§ **Material provided**:
== Segment start ==
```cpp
int s2t_zip_layer_bwd(const S2tZipLayerDesc* desc, const S2tZipLayerCall* call, void* state, float* ws,
                      long ws_floats, int phase, void* stream, void* side) {
  if (!desc || !call || !state || !ws || !call->g || !call->gx || phase < 0 || phase > 2) return -1;
  g_err[0] = 0;
  State& s = *reinterpret_cast<State*>(state);
  if (s.magic != kMagic || s.T != call->T || s.B != call->B) return fail(-1, "s2t_zip_layer_bwd: stale state");
  Ctx c{*desc, *call, s, Arena{ws, ws_floats, phase == 2 ? s.bwd_off : 0}, (hipStream_t)stream,
        (hipStream_t)side, false, (long)call->T * call->B};
// ... 30 lines not shown
```

Before: 18430 audio-seconds/sec.

## Fuse balancer gradient update into norm-bypass and nonlin-gate backward kernels

Per-channel balancer coefficients are now computed during the forward stats pass and stored next to the stats buffer. The norm-bypass backward and nonlin-gate backward kernels then apply the balancer gradient update in their epilogue, so the separate balancer_bwd kernel and its extra read/write pass over the gradient are dropped. The nonlinear-attention gate and out kernels also get new float4-vectorized variants, and the shared coefficient math moves into one device header. This adds template variants and a fallback path, and the fused norm kernel uses fewer rows per wave.

```diff
diff --git a/include/s2t_mi355.h b/include/s2t_mi355.h
--- a/include/s2t_mi355.h
+++ b/include/s2t_mi355.h
@@ -90,6 +90,10 @@
                         const float* bypass_scale, const float* g, const float* fm, int B, long rows, int D,
                         float* dx, float* d_orig, float* d_bypass_scale, float* dbias, float* dls,
                         void* stream);
+int s2t_norm_bypass_bwd_bal(const float* x, const float* bias, const float* scales, const float* orig,
+                            const float* bypass_scale, const float* g, const float* fm, int B, long rows,
+                            int D, float* dx, float* d_orig, float* d_bypass_scale, float* dbias, float* dls,
+                            const float* coef, void* stream);
 int s2t_biasnorm_bwd(const float* x, const float* bias, const float* scales, const float* g,
                      long rows, int D, float* dx, float* dbias, float* dls, void* stream);
 long s2t_balancer_bwd_workspace_floats(void);
@@ -412,6 +416,8 @@
                        float* du, void* stream);
 int s2t_nonlin_gate_bwd(const float* dxs, const float* u, int T, int B, int C, float* du,
                         void* stream);
+int s2t_nonlin_gate_bwd_bal(const float* dxs, const float* u, int T, int B, int C, float* du,
+                            const float* coef, void* stream);
 
 int s2t_layernorm_fwd(const float* x, const float* y, float alpha, const float* gamma,
                       const float* beta, long rows, int C, float eps, float* xsum, float* out,
diff --git a/speech2text_amd/csrc/bal_update.h b/speech2text_amd/csrc/bal_update.h
--- /dev/null
+++ b/speech2text_amd/csrc/bal_update.h
@@ -0,0 +1,36 @@
+#pragma once
+#include <hip/hip_runtime.h>
+
+__device__ __forceinline__ void bal_coef_ab(float sum, float sumsq, float inv_n, float min_mean, float max_mean,
+                                            float min_rms, float max_rms, float grad_scale, float& a_out,
+                                            float& b_out) {
+#pragma clang fp contract(off)
+  const float mean = sum * inv_n, uvar = sumsq * inv_n;
+  const float raw_var = uvar - mean * mean;
+  const bool live_v = raw_var > 1.0e-20f, live_r = uvar > 1.0e-20f;
+  const float var = fmaxf(raw_var, 1.0e-20f);
+  const float sd = sqrtf(var);
+  const float rms = sqrtf(fmaxf(uvar, 1.0e-20f));
+  const float m = mean / sd;
+  const float mc = fminf(fmaxf(m, min_mean), max_mean);
+  const float s_m = (m > mc) ? 1.f : ((m < mc) ? -1.f : 0.f);
+  const float rc = fminf(fmaxf(rms, min_rms), max_rms);
+  const float lq = logf(rc / rms);
+  const float s_r = (lq > 0.f) ? -1.f : ((lq < 0.f) ? 1.f : 0.f);
+  const float a = s_m * inv_n * (live_v ? (1.f / sd + mean * mean / (sd * var)) : 1.f / sd);
+  const float b = (live_v ? -s_m * inv_n * mean / (sd * var) : 0.f) +
+                  (live_r ? s_r * inv_n / (rms * rms) : 0.f);
+  const float lg_rms =
+      fmaxf(sqrtf(fmaxf(fmaf(uvar, b * b, fmaf(a, a, 2.f * a * b * mean)), 0.f)), 1.0e-20f);
+  const float coef = grad_scale / lg_rms;
+  a_out = a * coef;
+  b_out = b * coef;
+}
+
+__device__ __forceinline__ float bal_update(float g, float x, float a, float b) {
+  return fmaf(fabsf(g), fmaf(b, x, a), g);
+}
+__device__ __forceinline__ float4 bal_update4(const float4 g, const float4 x, const float4 a, const float4 b) {
+  return make_float4(bal_update(g.x, x.x, a.x, b.x), bal_update(g.y, x.y, a.y, b.y),
+                     bal_update(g.z, x.z, a.z, b.z), bal_update(g.w, x.w, a.w, b.w));
+}
diff --git a/speech2text_amd/csrc/common.h b/speech2text_amd/csrc/common.h
--- a/speech2text_amd/csrc/common.h
+++ b/speech2text_amd/csrc/common.h
@@ -29,6 +29,16 @@
   explicit S2tGemmClass(int cls) : prev(s2t_gemm_class_set(cls)) {}
   ~S2tGemmClass() { s2t_gemm_class_set(prev); }
 };
+
+#define S2T_FUSED_BAL_STORE 1
+#define S2T_FUSED_NONLIN16 4
+static inline int s2t_layer_fused(void) {
+  static const int mask = [] {
+    const char* e = getenv("S2T_LAYER_FUSED");
+    return e ? atoi(e) : (S2T_FUSED_BAL_STORE | S2T_FUSED_NONLIN16);
+  }();
+  return mask;
+}
 
 #define S2T_WAVE 64
 #define S2T_NEG_INF (-__builtin_huge_valf())
diff --git a/speech2text_amd/csrc/gemm_x3p.hip b/speech2text_amd/csrc/gemm_x3p.hip
--- a/speech2text_amd/csrc/gemm_x3p.hip
+++ b/speech2text_amd/csrc/gemm_x3p.hip
@@ -1,4 +1,5 @@
 #include "common.h"
+#include "bal_update.h"
 #include "../../include/s2t_mi355.h"
 #include <hip/hip_ext.h>
 #include <algorithm>
@@ -198,25 +199,7 @@
                                                         float min_rms, float max_rms, float gs) {
   const int c = blockIdx.x * 256 + threadIdx.x;
   if (c >= N) return;
-  const float inv_n = 1.f / n;
-  const float mean = stats[c] * inv_n, uvar = stats[1024 + c] * inv_n;
-  const float raw_var = uvar - mean * mean;
-  const bool live_v = raw_var > 1.0e-20f, live_r = uvar > 1.0e-20f;
-  const float var = fmaxf(raw_var, 1.0e-20f);
-  const float sd = sqrtf(var);
-  const float rms = sqrtf(fmaxf(uvar, 1.0e-20f));
-  const float m = mean / sd;
-  const float mc = fminf(fmaxf(m, min_mean), max_mean);
-  const float s_m = (m > mc) ? 1.f : ((m < mc) ? -1.f : 0.f);
-  const float rc = fminf(fmaxf(rms, min_rms), max_rms);
-  const float lq = logf(rc / rms);
-  const float s_r = (lq > 0.f) ? -1.f : ((lq < 0.f) ? 1.f : 0.f);
-  const float a = s_m * inv_n * (live_v ? (1.f / sd + mean * mean / (sd * var)) : 1.f / sd);
-  const float b = (live_v ? -s_m * inv_n * mean / (sd * var) : 0.f) + (live_r ? s_r * inv_n / (rms * rms) : 0.f);
-  const float lg_rms = fmaxf(sqrtf(fmaxf(a * a + 2.f * a * b * mean + b * b * uvar, 0.f)), 1.0e-20f);
-  const float k = gs / lg_rms;
-  coef[c] = a * k;
-  coef[1024 + c] = b * k;
+  bal_coef_ab(stats[c], stats[1024 + c], 1.f / n, min_mean, max_mean, min_rms, max_rms, gs, coef[c], coef[1024 + c]);
 }
 
 template <bool BAL = false>
diff --git a/speech2text_amd/csrc/zip_elem.hip b/speech2text_amd/csrc/zip_elem.hip
--- a/speech2text_amd/csrc/zip_elem.hip
+++ b/speech2text_amd/csrc/zip_elem.hip
@@ -1,4 +1,5 @@
 #include "common.h"
+#include "bal_update.h"
 #include <algorithm>
 #include <stdlib.h>
 
@@ -309,13 +310,13 @@
   }
 }
 
-template <int Q, int RT>
+template <int Q, int RT, bool BAL>
 __global__ __launch_bounds__(256) void norm_bypass_bwd16_kernel(
     const float* __restrict__ x, const float* __restrict__ bias, const float* __restrict__ scales,
     const float* __restrict__ orig, const float* __restrict__ bscale, const float* __restrict__ g,
     const float* __restrict__ fm, int B, long rows, int D, float* __restrict__ dx,
     float* __restrict__ d_orig, float* __restrict__ d_bscale, float* __restrict__ dbias,
-    float* __restrict__ dls) {
+    float* __restrict__ dls, const float* __restrict__ bcoef) {
   const int lane = threadIdx.x & 63, wv = threadIdx.x >> 6;
   const long wave = (long)blockIdx.x * 4 + wv;
   const long nwaves = (long)gridDim.x * 4;
@@ -390,7 +391,7 @@
       A = wave_sum(A);
       ss = wave_sum(ss);
       const float coef = s * A / ss;
-      dl += A * s;
+      dl = fmaf(A, s, dl);
 #pragma unroll
       for (int q = 0; q < Q; ++q) {
         const int cq = lane + 64 * q;
@@ -402,9 +403,14 @@
         float* oe = reinterpret_cast<float*>(&o);
 #pragma unroll
         for (int e = 0; e < 4; ++e) {
-          const float t = coef * (xe[e] - be[e]);
-          oe[e] = s * ge[e] - t;
+          const float t = mul_rounded(coef, xe[e] - be[e]);
+          oe[e] = fmaf(s, ge[e], -t);
           dbe[e] += t;
+        }
+        if (BAL) {
+          const int cc = cq < D4 ? cq : 0;
+          o = bal_update4(o, xv[i][q], reinterpret_cast<const float4*>(bcoef)[cc],
+                          reinterpret_cast<const float4*>(bcoef)[256 + cc]);
         }
         if (cq < D4) reinterpret_cast<float4*>(dx)[row * D4 + cq] = o;
       }
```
== Segment end ==
§ **Exercise requirements**: Write down how many lines in this listing contain the word "stats"; the number is the whole answer.

§ **Answer to this exercise**: 3